TMS platforms often provide the option to customize the user interface, enabling organizations to comply with their branding guidelines. This includes incorporating company logos, personalizing color schemes, and adapting the layout to mirror the organization’s visual identity with UI components, such as fonts, menus, navigation bars, and sidebars, to match the organization’s design patterns.
A customized UI with the organization’s branding is important because it helps users be more efficient, especially just after deployment, thanks to their familiarity with the tool’s appearance and usability. The advantages of customized branding also go beyond usability, such as it portrays a more professional image if you have vendors using the tool. They will associate the TMS with your organization and perceive it as an integral part of your services.

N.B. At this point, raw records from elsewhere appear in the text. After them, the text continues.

-  float* sA = lds_resolve + (threadIdx.x >> 6) * 2 * (bs * bs + bs * span);
+  const int nB = VOL ? kCandRound * bs * bs : bs * span;
+  float* sA = lds_resolve + (threadIdx.x >> 6) * resolve_wave_floats(VOL, bs, D);
   float* sB = sA + bs * bs;
-  float* sAq = sB + bs * span;
+  float* sAq = sB + nB;
   float* sBq = sAq + bs * bs;
   const float bs2f = (float)(bs * bs);
   const long HW = (long)H * W;
-  unsigned seg_cnt[kWorkListParts];
-  unsigned longest = 0;
-#pragma unroll
-  for (int k = 0; k < kWorkListParts; ++k) seg_cnt[k] = work.counters[min(k, work.parts - 1) * kWorkListStride];
-#pragma unroll
-  for (int k = 0; k < kWorkListParts; ++k) {
-    if (k >= work.parts) seg_cnt[k] = 0u;
-    longest = max(longest, seg_cnt[k]);
-  }
-  const unsigned n_slots = longest * (unsigned)work.parts;
-  CTD_POST_STAMP_S(stamp, 1, longest);
+  const unsigned my_cnt = lane < work.parts ? work.counters[lane * kWorkListStride] : 0u;
+  unsigned incl = my_cnt;
+#pragma unroll
+  for (int o = 1; o < kWorkListParts; o <<= 1) {
+    const unsigned up = __shfl_up(incl, o, kWorkListParts);
+    if ((lane & (kWorkListParts - 1)) >= o) incl += up;
+  }
+  const unsigned n_items = (unsigned)__builtin_amdgcn_readlane((int)incl, kWorkListParts - 1);
+  CTD_POST_STAMP_S(stamp, 1, n_items);
+#ifdef CTD_STAMPS
+  unsigned* const stamp_row = stamp;
+  if (stamp_row && lane == 0) stamp_row[7] = 0u;
+#endif
   const unsigned n_waves = n_role_blocks * waves_used;
-  for (unsigned slot = role_block * waves_used + (threadIdx.x >> 6); slot < n_slots; slot += n_waves) {
-    const unsigned seg = slot & (unsigned)(work.parts - 1), entry = slot / (unsigned)work.parts;
-    unsigned cnt = 0;
-#pragma unroll
-    for (int k = 0; k < kWorkListParts; ++k) cnt = seg == (unsigned)k ? seg_cnt[k] : cnt;
-    if (entry >= cnt) continue;
+  const unsigned wave0 = role_block * waves_used + (unsigned)__builtin_amdgcn_readfirstlane((int)(threadIdx.x >> 6));
+  for (unsigned g = wave0; g < n_items; g += n_waves) {
+    const unsigned j = g & (kWorkListParts - 1), q = n_items / kWorkListParts, r = n_items & (kWorkListParts - 1);
+    const unsigned k_item = j * q + min(j, r) + g / kWorkListParts;
+    const unsigned seg = (unsigned)__popcll(__ballot(lane < kWorkListParts && k_item >= incl));
+    const unsigned entry = k_item - (unsigned)__builtin_amdgcn_readlane((int)(incl - my_cnt), (int)seg);
+#ifdef CTD_STAMPS
+    if (stamp_row && lane == 0) stamp_row[7] += 1u;
+#endif
     const long pj = work.list[(long)seg * work.seg_cap + entry];
     CTD_POST_STAMP_S(stamp, 2, pj);
     CTD_POST_STAMP_ITEM(stamp);
@@ -199,7 +236,40 @@
     float eb = 0.f;
     int ei = 0x7fffffff;
     const bool rescore = VOL ? n_cand > 1 : n_cand >= 1;
-    if (rescore && pre) {
+    if constexpr (VOL) {
+      if (rescore) {
+        const int bs2 = bs * bs;
+        for (int c0 = 0; c0 < n_cand; c0 += kCandRound) {
+          int my_d = -1, k = 0;
+#pragma unroll
+          for (int wd = 0; wd < WORDS; ++wd) {
+            unsigned long long mj = mask[wd];
+            if (k + __popcll(mj) <= c0 || k >= c0 + kCandRound) { k += __popcll(mj); continue; }
+            while (mj && k < c0 + kCandRound) {
+              const int d = wd * 64 + __ffsll((long long)mj) - 1;
+              mj &= mj - 1;
+              if (k - c0 == lane) my_d = d;
+              ++k;
+            }
+            k += __popcll(mj);
+          }
+          const int i_lo = c0 == 0 ? 0 : bs2, i_hi = (1 + min(kCandRound, n_cand - c0)) * bs2;
+          stage_round_windows(sA, sAq, a, b, bs, my_d, i_lo, i_hi, hj, wj, H, W, D, lane);
+          if (c0 == 0) CTD_POST_STAMP(stamp, 4);
+          float e = -INFINITY;
+          if (my_d >= 0) e = bs == 9 ? ncc_exact_point_lds_bs<9>(sA, sB, sAq, sBq, 9, lane * 81)
+                                     : ncc_exact_point_lds(sA, sB, bs, bs, lane * bs2);
+          const float em = wave_maxf(e);
+          const unsigned long long holders = __ballot(my_d >= 0 && e == em);
+          const int dl = __shfl(my_d, holders ? __ffsll((long long)holders) - 1 : 0);
+          if (ei == 0x7fffffff || em > eb) { eb = em; ei = dl; }
+          __builtin_amdgcn_wave_barrier();
+        }
+      } else {
+        CTD_POST_STAMP(stamp, 4);
+      }
+    }
+    if (!VOL && rescore && pre) {
 #pragma unroll
       for (int k = 0; k < kPreA; ++k)
         if (lane + 64 * k < bs * bs) {
@@ -212,7 +282,7 @@
           sB[lane + 64 * k] = tb[k];
           sBq[lane + 64 * k] = tb[k] / bs2f;
         }
-    } else if (rescore) {
+    } else if (!VOL && rescore) {
       for (int i = lane; i < bs * bs; i += 64) {
         const int bh = i / bs, bw = i - bh * bs;
         const float xa = a[(long)clampi(hj + bh - half, 0, H - 1) * W + clampi(wj + bw - half, 0, W - 1)];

A TMS can provide a wide range of metrics related to all localization activity, from costs (per word, per language, per vendor), to time (average project completion time, words translated per day per vendor), to performance (quality assurance checks, translation quality ratings). All of this data can be used to make data-driven decisions that improve a localization program’s efficiency and quality, such as to determine which vendors are performing better than others if you need to make decisions based on cost-efficiency or to determine the cost of each language you are localizing into to understand how profitable a particular market is. So if you’re a Localization Manager and the Localization Director wants to know which vendor is the best performer, you can provide an answer backed with data directly from the TMS, such as cost-per-word, average turnaround time, and level of translation quality.
A TMS has many ways in which it can be customized, and it’s important to understand which customization options are available and a higher priority for your organization’s needs. If privacy is a priority for you, you’ll need a TMS with highly customizable roles and permissions; if you are a data-driven company, you’ll need your TMS to be able to provide comprehensive data reports that can be as granular as you need. Each TMS will provide a different level of customization, so make sure it’s aligned with your priorities before deployment.
A TMS with a high level of customization across its features and UI can make a real difference in a program’s level of efficiency, as it’s a great contributor to streamlining the end-to-end localization process. The more you can customize a TMS, the more efficient your program will be. When choosing your TMS, make sure it has a high degree of customization as it will undoubtedly pay off in the long run. We have seen many examples of a company deploying localization tools and outgrowing them within a year. Your needs will also most likely evolve and change with time, so having a TMS that you know can adjust to any growth on the fly is what will allow your localization program to stay agile, flexible, efficient, and effectively support your evolving translation requirements.”